(Saved data entries)
# s-a-malik/fumi

Measured on AMD Instinct MI355X. Metric: episodes/sec (5-way 5-shot FuMI), higher is better.
Workload: dtype f32; 1 GPU; FuMI 5-way 5-shot, 32 query/class, ResNet-152-style 2048-d embeddings, im_hid [256,64], GloVe-300 token text (L=128, V=20000, mean pool), text_hid 256, 1 inner step, second-order meta-gradient + Adam step; BASELINE.json configs[1]; episodes_per_gpu=32, global_meta_batch=32, parallelism=episode-sharded x1, 1 all-reduce of the flat gradient

## Files before the change

fumi_amd/csrc/episode.hip:

```cpp
#include "common.h"
#include <algorithm>
#include <stdlib.h>

namespace {

unsigned long long* g_epi_trace = nullptr;
int g_spin_limit = 1 << 22;
constexpr int QR = 32;
constexpr int MAXL = FUMI_MAX_HIDDEN;

struct EpiBuf {
    float *A0, *G;
    float *D, *cs;
    float *bcur[MAXL], *bh;
    float *Wslot[MAXL], *Whslot;
    float *ta[MAXL], *tdz[MAXL], *tp, *te;
    float *lg;
    float *aq[MAXL], *zq[MAXL], *lbar, *qcs;
    float *pW[MAXL], *pb[MAXL], *pWh, *pbh, *pb0, *pD, *ploss, *pcorr;
    float *Wb[MAXL], *bb[MAXL], *Whb, *bhb, *b0b, *Db;
    float *abar[MAXL], *X0, *X1, *eb, *lb;
    float *A0bar;
    float *A0bar_q; int ldsr, ldq;
    float *apart; int *acnt;
// ... 950 lines not shown
    float* Whb = w.Whb + (long)b * N * H;
    float* bhb = w.bhb + (long)b * N;
    float* b0b = w.b0b + (long)b * h0;
    float* Db = w.Db + (long)b * S * h0;
    float* A0bs = w.A0bar + (long)b * w.ldsr * h0;
    auto sum_tiles = [&](float* dst, const float* src, long sz) {
        wg_sum_slabs(dst, src + (long)b * ntile * sz, ntile, sz, sz);
    };
    for (int i = 1; i < L; ++i) {
        const long sz = (long)d.h[i] * d.h[i - 1];
        sum_tiles(Wb(i), w.pW[i], sz);
        sum_tiles(bb(i), w.pb[i], d.h[i]);
    }
    sum_tiles(Whb, w.pWh, (long)N * H);
    sum_tiles(bhb, w.pbh, N);
    sum_tiles(b0b, w.pb0, h0);
    sum_tiles(Db, w.pD, (long)S * h0);
    for (int i = tid; i < S * h0; i += nt) A0bs[i] = 0.f;
    __syncthreads();

    if (d.second_order) {
        const float* Gss = w.G + (long)b * (S + d.Qn) * S;
        float* cs = w.cs + (long)b * h0;
        float* eb = w.eb + (long)b * S * N;
        float* lb = w.lb + (long)b * S * N;
        float* const Xa = w.X0 + (long)b * S * w.maxh;
        float* const Xb = w.X1 + (long)b * S * w.maxh;
        auto X = [&](int i) { return i ? Xb : Xa; };
        for (int t = d.T - 1; t >= 0; --t) {
            auto a = [&](int i) { return (const float*)(w.ta[i] + ((long)b * w.ntape + t) * S * d.h[i]); };
            auto dz = [&](int i) { return (const float*)(w.tdz[i] + ((long)b * w.ntape + t) * S * d.h[i]); };
            auto ab = [&](int i) { return w.abar[i] + (long)b * S * d.h[i]; };
            auto Wc = [&](int i) { return (const float*)(w.Wslot[i] + ((long)b * w.nslot + t) * ((long)d.h[i] * d.h[i - 1])); };
            const float* Whc = w.Whslot + ((long)b * w.nslot + t) * N * H;
            const float* p = w.tp + ((long)b * w.ntape + t) * S * N;
            const float* e = w.te + ((long)b * w.ntape + t) * S * N;

            for (int i = 0; i < L; ++i) {
                float* abi = ab(i);
                for (int j = tid; j < S * d.h[i]; j += nt) abi[j] = 0.f;
            }
            int cur = 0;
            {
                wg_ew((long)S * h0, Xa, a(0), Db, nullptr, [&](long, float m_, float v, float) { return m_ > 0.f ? v * d.mscale : 0.f; });
            }
            __syncthreads();
            for (int i = 1; i < L; ++i) {
                const int hi = d.h[i], hp = d.h[i - 1];
                const float* dab = X(cur); float* nxt = X(cur ^ 1);
                const float* bbi = bb(i); const float* Wbi = Wb(i); const float* ai = a(i);
                wg_mm2(sm, sm_cap, S, hi, hp, dab, hp, 1, Wc(i), 1, hp, [&](int m, int n) { return bbi[n]; },
                       [&](int m, int n, float acc, float pre) { nxt[(long)m * hi + n] = acc - alpha * pre; });
                wg_mm2(sm, sm_cap, S, hi, hp, a(i - 1), hp, 1, Wbi, 1, hp,
                       [&](int m, int n) { return f32pair{nxt[(long)m * hi + n], ai[(long)m * hi + n]}; },
                       [&](int m, int n, float acc, f32pair pre) {
                           nxt[(long)m * hi + n] = pre.y > 0.f ? (pre.x - alpha * acc) * d.mscale : 0.f;
                       });
                float* abp = ab(i - 1);
                wg_mm2(sm, sm_cap, S, hp, hi, dz(i), hi, 1, Wbi, hp, 1, [&](int m, int n) { return abp[(long)m * hp + n]; },
                       [&](int m, int n, float acc, float pre) { abp[(long)m * hp + n] = pre - alpha * acc; });
                __syncthreads();
                float* Wbw = Wb(i);
                wg_mm2(sm, sm_cap, hi, hp, S, dz(i), 1, hi, dab, hp, 1, [&](int m, int n) { return Wbw[(long)m * hp + n]; },
                       [&](int m, int n, float acc, float pre) { Wbw[(long)m * hp + n] = pre + acc; });
                __syncthreads();
                cur ^= 1;
            }
            {
                const float* dab = X(cur);
                wg_mm2(sm, sm_cap, S, N, H, dab, H, 1, Whc, 1, H, [&](int m, int n) { return bhb[n]; },
                       [&](int m, int n, float acc, float pre) { eb[m * N + n] = acc - alpha * pre; });
                wg_mm2(sm, sm_cap, S, N, H, a(L - 1), H, 1, Whb, 1, H, [&](int m, int n) { return eb[m * N + n]; },
                       [&](int m, int n, float acc, float pre) { eb[m * N + n] = pre - alpha * acc; });
                float* abl = ab(L - 1);
                wg_mm2(sm, sm_cap, S, H, N, e, N, 1, Whb, H, 1, [&](int m, int n) { return abl[(long)m * H + n]; },
                       [&](int m, int n, float acc, float pre) { abl[(long)m * H + n] = pre - alpha * acc; });
                __syncthreads();
                wg_mm2(sm, sm_cap, N, H, S, e, 1, N, dab, H, 1, [&](int m, int n) { return Whb[m * H + n]; },
                       [&](int m, int n, float acc, float pre) { Whb[m * H + n] = pre + acc; });
                for (int s = tid; s < S; s += nt) {
                    float dot = 0.f;
                    for (int n = 0; n < N; ++n) dot += p[s * N + n] * eb[s * N + n];
                    for (int n = 0; n < N; ++n) lb[s * N + n] = p[s * N + n] * (eb[s * N + n] - dot) / (float)S;
                }
                __syncthreads();
                wg_mm2(sm, sm_cap, S, H, N, lb, N, 1, Whc, H, 1, [&](int m, int n) { return abl[(long)m * H + n]; },
                       [&](int m, int n, float acc, float pre) { abl[(long)m * H + n] = pre + acc; });
                wg_mm2(sm, sm_cap, N, H, S, lb, 1, N, a(L - 1), H, 1, [&](int m, int n) { return Whb[m * H + n]; },
                       [&](int m, int n, float acc, float pre) { Whb[m * H + n] = pre + acc; });
                wg_colsum(sm, sm_cap, S, N, lb, N, [&](int n, float s) { bhb[n] += s; });
                __syncthreads();
            }
            for (int i = L - 1; i >= 1; --i) {
                const int hi = d.h[i], hp = d.h[i - 1];
                float* zb = ab(i);
                {
                    wg_ew((long)S * hi, zb, a(i), zb, nullptr, [&](long, float m_, float v, float) { return m_ > 0.f ? v * d.mscale : 0.f; });
                }
                __syncthreads();
                float* abp = ab(i - 1); float* Wbw = Wb(i); float* bbw = bb(i);
                wg_mm2(sm, sm_cap, S, hp, hi, zb, hi, 1, Wc(i), hp, 1, [&](int m, int n) { return abp[(long)m * hp + n]; },
                       [&](int m, int n, float acc, float pre) { abp[(long)m * hp + n] = pre + acc; });
                wg_mm2(sm, sm_cap, hi, hp, S, zb, 1, hi, a(i - 1), hp, 1, [&](int m, int n) { return Wbw[(long)m * hp + n]; },
                       [&](int m, int n, float acc, float pre) { Wbw[(long)m * hp + n] = pre + acc; });
                wg_colsum(sm, sm_cap, S, hi, zb, hi, [&](int n, float s) { bbw[n] += s; });
                __syncthreads();
            }
            float* z0b = ab(0);
            wg_ew((long)S * h0, z0b, a(0), z0b, nullptr, [&](long, float m_, float v, float) { return m_ > 0.f ? v * d.mscale : 0.f; });
            __syncthreads();
            wg_ew((long)S * h0, A0bs, A0bs, z0b, nullptr, [&](long, float x, float y, float) { return x + y; });
            __syncthreads();
            wg_colsum(sm, sm_cap, S, h0, z0b, h0, [&](int n, float s) { cs[n] = s; b0b[n] += s; });
            __syncthreads();
            wg_mm2(sm, sm_cap, S, h0, S, Gss, S, 1, z0b, h0, 1,
                   [&](int m, int n) { return f32pair{Db[(long)m * h0 + n], cs[n]}; },
                   [&](int m, int n, float acc, f32pair pre) { Db[(long)m * h0 + n] = pre.x - alpha * (acc + pre.y); });
            __syncthreads();
        }
    }
    float* hb = head_bar + (long)b * N * (H + 1);
    for (int j = tid; j < N * H; j += nt) hb[(j / H) * (H + 1) + (j % H)] = Whb[j];
    for (int j = tid; j < N; j += nt) hb[j * (H + 1) + H] = bhb[j];
}

constexpr int RLDS_CAP = 40000;
struct RLay {
    int Wb[MAXL], bb[MAXL], a[MAXL], dz[MAXL], W[MAXL], ab[MAXL];
    int Db, A0bs, b0b, Whb, bhb, Wh, p, e, eb, G, dab0, X0, X1, cs, ldX, total;
};
__host__ __device__ constexpr void reverse_layout(RLay& y, int L, const int* h, int S, int N, int P) {
    int off = 0;
    const int RS = q_r4(S), h0c = h[0] / P, H = h[L - 1];
    auto take = [&](int rows, int ld) { const int o = off; off += rows * ld; return o; };
    for (int i = 0; i < MAXL; ++i) y.Wb[i] = y.bb[i] = y.a[i] = y.dz[i] = y.W[i] = y.ab[i] = 0;
    int maxh1 = 4;
    for (int i = 1; i < L; ++i) maxh1 = h[i] > maxh1 ? h[i] : maxh1;
    y.ldX = wg_ld(maxh1);
    for (int i = 1; i < L; ++i) {
        const int kc = i == 1 ? h0c : h[i - 1];
        y.Wb[i] = take(q_r16(h[i]), wg_ld(kc)); y.W[i] = take(q_r16(h[i]), wg_ld(kc)); y.bb[i] = take(1, q_r4(h[i]));
        y.a[i] = take(RS, wg_ld(h[i])); y.dz[i] = take(RS, wg_ld(h[i])); y.ab[i] = take(RS, wg_ld(h[i]));
    }
    y.a[0] = take(RS, wg_ld(h0c)); y.ab[0] = take(RS, wg_ld(h0c)); y.dab0 = take(RS, wg_ld(h0c));
    y.Db = take(RS, wg_ld(h0c)); y.A0bs = take(RS, wg_ld(h0c));
    y.X0 = take(RS, y.ldX); y.X1 = take(RS, y.ldX);
    y.Whb = take(q_r16(N), wg_ld(H)); y.Wh = take(q_r16(N), wg_ld(H));
    y.p = take(RS, wg_ld(N)); y.e = take(RS, wg_ld(N)); y.eb = take(RS, wg_ld(N)); y.G = take(RS, wg_ld(S));
    y.b0b = take(1, q_r4(h0c)); y.cs = take(1, q_r4(h0c)); y.bhb = take(1, q_r4(N));
    y.total = off + 64;
}
constexpr RLay ref_rlay() { RLay y{}; const int h[MAXL] = {REF_H0, REF_H1}; reverse_layout(y, 2, h, REF_SP, REF_NP, REF_P); return y; }
static_assert(ref_qlay().total <= QLDS_CAP && ref_rlay().total <= RLDS_CAP, "the reference layouts fit the CU's LDS");
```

__WHAT THIS TASK INVOLVES__: For the string "nullptr", give the number of lines in the data that contain it, and only that number.

__ANSWER TO THIS EXERCISE__: 5